Gesture, Movement, Freedom: On the Micro

An Archive and Forms of Sight: Gestures of Madness

Date: Wednesday 15 October 2025

Venue: CHR’s Iyatsiba Lab, 66 Greatmore Street, Woodstock (enter via Regent Road)

Time: 4:00pm-5:30pm

My history of madness in the Belgian Congo will rely on tracking transactional, micro, and urgent documents as gestures. These promise to open “spheres of ethos,” with human riddles, forms of upheaval, and violence (Agamben 1992).

The archive tells of colonial gestures of, and before, such individuals exhibited signs of madness. Not colonial doctors but territorial authorities decided how to relocate the disturbed: into a carceral enclosure and by what means of conveyance. One thick file tells of a Portuguese manager who committed suicide in the 1950s. The related narratives document gestures surrounding the suicide, the tidying of murky affairs afterwards, and much interrogating of his Congolese workers with memories of betrayal and loathing.

The complete assemblage of colonial episodes may yield a sociology of madness in relation to economic zones.
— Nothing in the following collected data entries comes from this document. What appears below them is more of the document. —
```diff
@@ -2383,7 +2570,8 @@
     const auto is0 = [](const char* v) { return v && !strcmp(v, "0"); };
     const char *lay = getenv("RP_RING_LAYOUT"), *abl = getenv("RP_LOOKUP_ABLATE"), *lds = getenv("RP_LOOKUP_LDS"),
                *ws = getenv("RP_LOOKUP_WS"), *kpl = getenv("RP_LOOKUP_KPL"), *sort = getenv("RP_LOOKUP_SORT"),
-               *lean = getenv("RP_LOOKUP_LEAN"), *half = getenv("RP_LOOKUP_HALF"), *stg = getenv("RP_LOOKUP_STG");
+               *lean = getenv("RP_LOOKUP_LEAN"), *half = getenv("RP_LOOKUP_HALF"), *stg = getenv("RP_LOOKUP_STG"),
+               *tick = getenv("RP_LOOKUP_TICKET"), *stag = getenv("RP_LOOKUP_STAGGER");
     LookupKnobs k;
     k.wide = getenv_flag("RP_RING_WIDE");
     k.layout_packed = lay && !strcmp(lay, "packed");
@@ -2405,6 +2593,10 @@
     k.kpl = num(kpl);
     k.sort_t = sort ? atoi(sort) : kSortDefault;
     k.grid = env_pos("RP_LOOKUP_GRID", 0);
+    k.ticket = tick ? (is0(tick) ? 0 : 1) : -1;
+    k.stagger = stag ? std::min(std::max(atoi(stag), 0), 64) : -1;
+    k.ticket_grid = env_pos("RP_LOOKUP_TICKET_GRID", 0);
+    k.tl_dump = getenv("RP_LK_TL_DUMP");
     k.lean_set = lean != nullptr;
     k.lean = !is0(lean);
     k.half_set = half != nullptr;
@@ -2436,6 +2628,8 @@
     uint32_t bbits = 8;
     DevBuf<uint32_t> ent, pbstart;
     DevBuf<uint32_t> slow, nslow;
+    DevBuf<uint32_t> tick;
+    int ticket_per_cu = 0;
     bool packed = false;
     uint32_t pbits = 16;
     DevBuf<uint8_t> cent;
@@ -2903,8 +3097,31 @@
     const uint64_t ntiles = (n - s0) / TK, done = s0 + ntiles * TK;
     r.slow.reserve((t0 + ntiles) * kSlowPerTile + 1);
     r.nslow.reserve(t0 + ntiles + 1);
-    if (stiles) {
-        const unsigned sg = grid_for(stiles, 1, (unsigned)(k.grid ? k.grid : sort_t == 256 ? 4096u : sort_t == 512 ? 8192u : 1024u));
+    const bool ticket = stiles && sort_t == 256 && !k.grid && (k.ticket < 0 ? kTicketDefault : k.ticket == 1);
+    unsigned sg = 0;
+    int stag16 = 0;
+    if (ticket) {
+        if (!r.tick.p) {
+            r.tick.reserve(2);
+            RP_HIP(hipMemsetAsync(r.tick.p, 0, 2 * sizeof(uint32_t), st));
+            RP_HIP(hipStreamSynchronize(st));
+        }
+        if (!r.ticket_per_cu) {
+            int nbl = 0;
+            RP_HIP(hipOccupancyMaxActiveBlocksPerMultiprocessor(&nbl, reinterpret_cast<const void*>(k_lookupn_sorted_ticket<256, 3>), 256, 0));
+            r.ticket_per_cu = std::max(nbl, 1);
+        }
+        const uint64_t cus = (uint64_t)cu_count(r.device);
+        sg = (unsigned)(k.ticket_grid ? std::min<uint64_t>(k.ticket_grid, 1u << 20) : std::min<uint64_t>(cus * (uint64_t)r.ticket_per_cu, stiles));
+        stag16 = k.stagger < 0 ? kStaggerDefault : k.stagger;
+        int khz = 0;
+        if (stag16) (void)hipDeviceGetAttribute(&khz, hipDeviceAttributeClockRate, r.device);
+        const uint32_t naps = (uint32_t)((uint64_t)stag16 * kSortedTileUs * (uint64_t)(khz > 0 ? khz / 1000 : 2400) / (16u * 1024u));
+        hipLaunchKernelGGL((k_lookupn_sorted_ticket<256, 3>), dim3(sg), dim3(256), 0, st, b.keys, stiles, cv, b.out, b.counts,
+                           r.slow.p, r.nslow.p, r.tick.p, naps, (uint32_t)cus);
+        RP_HIP(hipGetLastError());
+    } else if (stiles) {
+        sg = grid_for(stiles, 1, (unsigned)(k.grid ? k.grid : sort_t == 256 ? 4096u : sort_t == 512 ? 8192u : 1024u));
         const auto sorted = [&](auto kern) {
             hipLaunchKernelGGL(kern, dim3(sg), dim3(sort_t), 0, st, b.keys, stiles, cv, b.out, b.counts, r.slow.p, r.nslow.p);
         };
@@ -2982,10 +3199,31 @@
         }
     }
 #endif
+#ifdef RP_LK_TL
+    if (k.tl_dump && stiles) {
+        const uint32_t nwg = std::min<uint32_t>(sg, kTlMaxWg), nt = (uint32_t)std::min<uint64_t>(stiles, kTlMaxTiles);
+        std::vector<unsigned long long> wg(2 * kTlMaxWg), te(kTlMaxTiles);
+        std::vector<uint32_t> hw(2 * kTlMaxWg), tw(kTlMaxTiles);
+        RP_HIP(hipStreamSynchronize(st));
+        RP_HIP(hipMemcpyFromSymbol(wg.data(), HIP_SYMBOL(g_tl_wg), 8 * wg.size()));
+        RP_HIP(hipMemcpyFromSymbol(hw.data(), HIP_SYMBOL(g_tl_hw), 4 * hw.size()));
+        RP_HIP(hipMemcpyFromSymbol(te.data(), HIP_SYMBOL(g_tl_tile), 8 * te.size()));
+        RP_HIP(hipMemcpyFromSymbol(tw.data(), HIP_SYMBOL(g_tl_tile_wg), 4 * tw.size()));
+        if (FILE* f = fopen(k.tl_dump, "w")) {
+            fprintf(f, "# sort %d ticket %d grid %u stagger %d tiles %llu\n", sort_t, ticket ? 1 : 0, sg, stag16,
+                    (unsigned long long)stiles);
+            for (uint32_t i = 0; i < nwg; i++)
+                fprintf(f, "W %u %u %u %llu %llu\n", i, hw[2 * i], hw[2 * i + 1], wg[2 * i], wg[2 * i + 1]);
+            for (uint32_t i = 0; i < nt; i++) fprintf(f, "T %u %u %llu\n", i, tw[i], te[i]);
+            fclose(f);
+        }
+    }
+#endif
     lookupn_tiles_end(r, k, b, t0 + ntiles, TK, done, cv.ablate != 3 && !fuse, 0,
                       [&](auto keys_done, auto tot, auto over, const uint32_t*) {
-                          fprintf(stderr, "[rp] compact lookupN: %llu keys, %llu deferred, %llu overflowed tiles (cb %u ob %u fsh %u sort %d)\n",
-                                  keys_done, tot, over, r.ccb, r.cob, r.cfsh, sort_t);
+                          fprintf(stderr, "[rp] compact lookupN: %llu keys, %llu deferred, %llu overflowed tiles (cb %u ob %u fsh %u sort %d) "
+                                          "ticket %d grid %u stagger %d\n",
+                                  keys_done, tot, over, r.ccb, r.cob, r.cfsh, sort_t, ticket ? 1 : 0, sg, stag16);
                       });
 }
 
```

Like “a constellation,” the “phenomena . . . composed in a gesture” (Agamben 1992), may align with a “riddle of critique” or a “gesture of upheaval” (Didi-Huberman 2017). Present were middle figures, the kind noted by Balandier as acutely important to postwar central Africa’s brittleness, thus not whites, not blacks, not évolués, but not-quite-white figures from Greece, Portugal, Italy, or Angola all via Mediterranean zones.
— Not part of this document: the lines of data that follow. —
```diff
@@ -269,7 +313,9 @@
     for (int dd = 0; dd < D; ++dd) beta[dd] = readlane_d(bl, dd);
     if (w == 0) { s_keep[0][lane] = hval0; s_keep[1][lane] = hph0; s_keep[2][lane] = zq; s_keep[3][lane] = zph; s_keep[4][lane] = s_lane; }
   }
-  if (aborted) return;
+  GA_TK(tk, 3);
+  ga_wait_flag(aborted);
+  if (in_tree && __builtin_amdgcn_readfirstlane((int)aborted)) return;
 
   {
     double acc[D], lp = 0.0;
@@ -295,14 +341,11 @@
     }
     const int nm1 = n - 1;
     if constexpr (D == 8 && RPL == 2) {
-      const uint32_t voff16 = (uint32_t)lane * 16u, voff2 = (uint32_t)lane * 2u;
-      auto issue = [&](int i, Tile& t) {
-        const int64_t off = tile_at(min(i, nm1));
-        ga_issue8(R.Xt + off, R.y + off / DX, voff16, voff2, t);
-      };
+      auto issue = [&](int i, Tile& t) { issue_at(min(i, nm1), t); };
 #define GA_ASTAGE(T, I)                                                                      \
       {                                                                                      \
         ga_wait8<LOADS>(T);                                                                  \
+        GA_TK(tk && (I) == 0, 2);                                                            \
         if ((I) == nsw) flush();                                                             \
         double xx[8][2];                                                                     \
         ga_unpack(T, xx);                                                                    \
@@ -319,16 +362,17 @@
 #undef GA_ASTAGE
     } else {
       for (int i = 0; i < n; i += 2) {
-        ga_load<D, RPL>(R, tile_at(min(i + 1, nm1)), lane, xb, yb);
+        ga_load<D, RPL>(R, tile_at(min(i + 1, nm1)), y_at(min(i + 1, nm1)), lane, xb, yb);
         GA_STAGE(xa, ya, i)
         if (i + 1 >= n) break;
-        ga_load<D, RPL>(R, tile_at(min(i + 2, nm1)), lane, xa, ya);
+        ga_load<D, RPL>(R, tile_at(min(i + 2, nm1)), y_at(min(i + 2, nm1)), lane, xa, ya);
         GA_STAGE(xb, yb, i + 1)
       }
     }
 #undef GA_STAGE
     if (n > 0) flush();
   }
+  GA_TK(tk, 4);
 
   ga_tail<D>(*reinterpret_cast<const GaArgs*>(s_args), g, s_acc, s_red, s_cp, s_info, s_keep);
 }
@@ -348,6 +392,7 @@
   const bool tree = io.mode == MODE_TREE;
   const int dl = lane % D;
   const int iz = R.off_z + g * D + dl;
+  const bool tk = g == R.G / 2 && tid == 0 && (md.tick_j < 0 || j == md.tick_j);
   MergePrefetch mpf;
   if (w == 0 && tree && !(R.ga_flags & GA_F_NOTAIL)) merge_prefetch(A, lf, j, iz, mpf);
   __syncthreads();
@@ -400,6 +445,7 @@
         if (dot_needed(k, m, last)) st_agent(rec + PART_DOT + k, s_red[k]);
     }
     asm volatile("s_waitcnt vmcnt(0)" ::: "memory");
+    GA_TK(tk, 5);
 
     const int blk = g / R.ga_bsz;
     const int cnt = min(R.G, (blk + 1) * R.ga_bsz) - blk * R.ga_bsz;
@@ -411,7 +457,8 @@
     if (lane == 0) { s_info[0] = is_last; s_info[1] = m; s_info[2] = last ? 1 : 0; }
   }
   __syncthreads();
-  if (!s_info[0]) return;
+  GA_TK(tk, 6);
+  if (!s_info[0]) { GA_TK_OUT(md, tk); return; }
 
   {
     const int m = s_info[1];
@@ -449,4 +496,6 @@
       bp[k] = sum;
     }
   }
-}
+  GA_TK(tk, 7);
+  GA_TK_OUT(md, tk);
+}
```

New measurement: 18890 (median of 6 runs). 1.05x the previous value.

In avoiding a “fixed repertoire of images,” rather in seeking representations that move and stir, “reification and effacement” may be evaded beside a “freeing of the image” (Agamben 1992), itself a gesture. The archive seems not immediately visual, though some documents knew gestures: coloration, marks for emphasis, and boastful letterheads. The analytical work entails identifying counterpoints, and comparing that excessive, fat suicide file with thin, microscopic, ordinary cases telling of a single person, event, and yet more gestures. One register will focus on compositional gestures, per page or archival series, or look for regularities, aberrations, and eccentricities in the writing and the acting. A second register will concern the gestures of a person perceived as mad, thus as abnormal, strange, or eccentric, and requiring gestures of mastery before their misdeeds, and also as one brought to a state agent’s attention.
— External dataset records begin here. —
Adds a long-segment mode to the lane backward kernel. For G=4, 512-byte rows and many views per point, it software-prefetches the next group's ptr, row ids and compat values while the current group is processed. When a warp handles a single segment, it loads the grad-out row once and reuses it for all views. It also moves the Sp/dq scratch into the row staging buffer to cut per-warp shared memory, and lowers min blocks for LPR=32 so the compiler has more registers. A standalone HBM bandwidth probe kernel is added as well. Reusing the staging buffer for Sp/dq depends on those rows no longer being needed at that point.

```diff
diff --git a/deepviewagg_b200/csrc/hbm_probe.cu b/deepviewagg_b200/csrc/hbm_probe.cu
--- /dev/null
+++ b/deepviewagg_b200/csrc/hbm_probe.cu
@@ -0,0 +1,93 @@
+#include "dva_common.cuh"
+#include "../../include/dva_probe.h"
+
+namespace dva_probe {
+
+constexpr int kWarps = 8;
+constexpr uint32_t kRowBytes = 512;
+enum { kSeqRead = DVA_PROBE_SEQ_READ, kGather = DVA_PROBE_GATHER, kGatherWrite = DVA_PROBE_GATHER_WRITE, kCopy = DVA_PROBE_COPY };
+
+template <int MIX, int U>
+__global__ void __launch_bounds__(kWarps * 32)
+hbm_mix_kernel(const char* __restrict__ x, const int32_t* __restrict__ idx, char* __restrict__ y, int64_t rows,
+               uint32_t* __restrict__ sink) {
+  constexpr bool kIndexed = MIX == kGather || MIX == kGatherWrite;
+  constexpr bool kWrites = MIX == kGatherWrite || MIX == kCopy;
+  const int lane = threadIdx.x & 31;
+  const int64_t units = rows / 32;
+  const int64_t nw = (int64_t)gridDim.x * kWarps;
+  const char* xl = x + lane * 16;
+  char* yl = y + lane * 16;
+  uint32_t acc = 0;
+  int64_t u = (int64_t)blockIdx.x * kWarps + (threadIdx.x >> 5);
+  uint32_t r_next = 0;
+  if (kIndexed && u < units) r_next = (uint32_t)idx[u * 32 + lane];
+  for (; u < units; u += nw) {
+    const int64_t v0 = u * 32;
+    const uint32_t r = kIndexed ? r_next : (uint32_t)(v0 + lane);
+    if (kIndexed && u + nw < units) r_next = (uint32_t)idx[(u + nw) * 32 + lane];
+#pragma unroll 1
+    for (int s = 0; s < 32; s += U) {
+      uint4 d[U];
+#pragma unroll
+      for (int q = 0; q < U; ++q) {
+        const uint32_t row = __shfl_sync(0xffffffffu, r, s + q);
+        d[q] = dva::ldg_stream16(xl + (uint64_t)row * kRowBytes);
+      }
+#pragma unroll
+      for (int q = 0; q < U; ++q) {
+        if constexpr (kWrites) dva::stg_stream16(yl + (uint64_t)(v0 + s + q) * kRowBytes, d[q]);
+        else acc ^= d[q].x ^ d[q].y ^ d[q].z ^ d[q].w;
+      }
+    }
+  }
+  if (!kWrites && acc == 0x9e3779b9u) sink[0] = acc;
+}
+
+template <int MIX, int U>
+static int launch(const void* x, const int32_t* idx, void* y, int64_t rows, int ctas_per_sm, uint32_t* sink,
+                  int* ctas_out, cudaStream_t st) {
+  auto kern = hbm_mix_kernel<MIX, U>;
+  int occ = 0;
+  if (cudaOccupancyMaxActiveBlocksPerMultiprocessor(&occ, kern, kWarps * 32, 0) != cudaSuccess || occ < 1) occ = 1;
+  const int ctas = ctas_per_sm < occ ? ctas_per_sm : occ;
+  kern<<<dva::kNumSMs * ctas, kWarps * 32, 0, st>>>(reinterpret_cast<const char*>(x), idx,
+                                                     reinterpret_cast<char*>(y), rows, sink);
+  *ctas_out = ctas;
+  return dva::check_launch("hbm_probe");
+}
+
+template <int MIX>
+static int launch_u(int u, const void* x, const int32_t* idx, void* y, int64_t rows, int ctas_per_sm,
+                    uint32_t* sink, int* ctas_out, cudaStream_t st) {
+  switch (u) {
+    case 2: return launch<MIX, 2>(x, idx, y, rows, ctas_per_sm, sink, ctas_out, st);
+    case 4: return launch<MIX, 4>(x, idx, y, rows, ctas_per_sm, sink, ctas_out, st);
+    case 8: return launch<MIX, 8>(x, idx, y, rows, ctas_per_sm, sink, ctas_out, st);
+    default: return launch<MIX, 16>(x, idx, y, rows, ctas_per_sm, sink, ctas_out, st);
+  }
+}
+
+}
+
+using namespace dva_probe;
+
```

My analysis will weave between a gestural visuality of paperwork and live frictions, also between one human being subdued, and another presuming to be in control, as well as diverse human sensibilities suggesting a fraught ethos. If a challenge of this colonial archive lies in its thinness – often a mere scrap of paper, per case –repetitions and rhythms of form will pry open matters of the cinematic, the fictive, life on the move. The word gesture, in sum, will anchor the microscopic in relation to a large archive and its forms of sight.

Nancy_Rose_Hunt

Nancy Rose Hunt

A specialist of history and anthropology in Africa, Nancy Rose Hunt focuses on matters medical, therapeutic, and gender, while paying attention to material objects, everyday technologies, visual culture, and violence. She has published articles and essays on reproductive politics, breastfeeding, nursing, letter-writing, bicycles, comics, and power in colonial situations; as well as on abortion in African novels; colonial technologies and postcolonial debris; and the acoustics of war and humanitarianism. Her first book, an ethnographic history set in the Belgian Congo and then Zaire, A Colonial Lexicon: Of Birth Work, Medicalization, and Mobility (Duke,1999), received the Herskovits Book Prize in 2000. A Nervous State: Violence, Remedies, and Reverie in Colonial Congo (Duke, forthcoming) analyses two intertwined domains–the securitization of therapeutic insurgency, and the medicalization of infertility–in a part of the Belgian Congo (1908-60), which became iconic as a zone of rubber extraction, war, and horrrific violence in the period when Congo was King Leopold’s Free State (1885-1908). She is also working on a condensed world history of health and medicine for Oxford University Press.

Since 1985, she had done field research and taught in the Democratic Republic of Congo, Ghana, and Burundi, under Social Science Research Council and Fulbright fellowships. A Fellow at the Netherlands Institute for Advanced Study in 2001-02 and at the Wissenschaftskolleg in Berlin in 2010-11, she was named a CICS Human Rights Faculty Fellow at Michigan for 2012-2013.

The 2025 International Workshop on Visual History & Theory will take place between October 14-15. It takes as its starting point the notion of gesture, which operates across a range of literal and conceptual levels.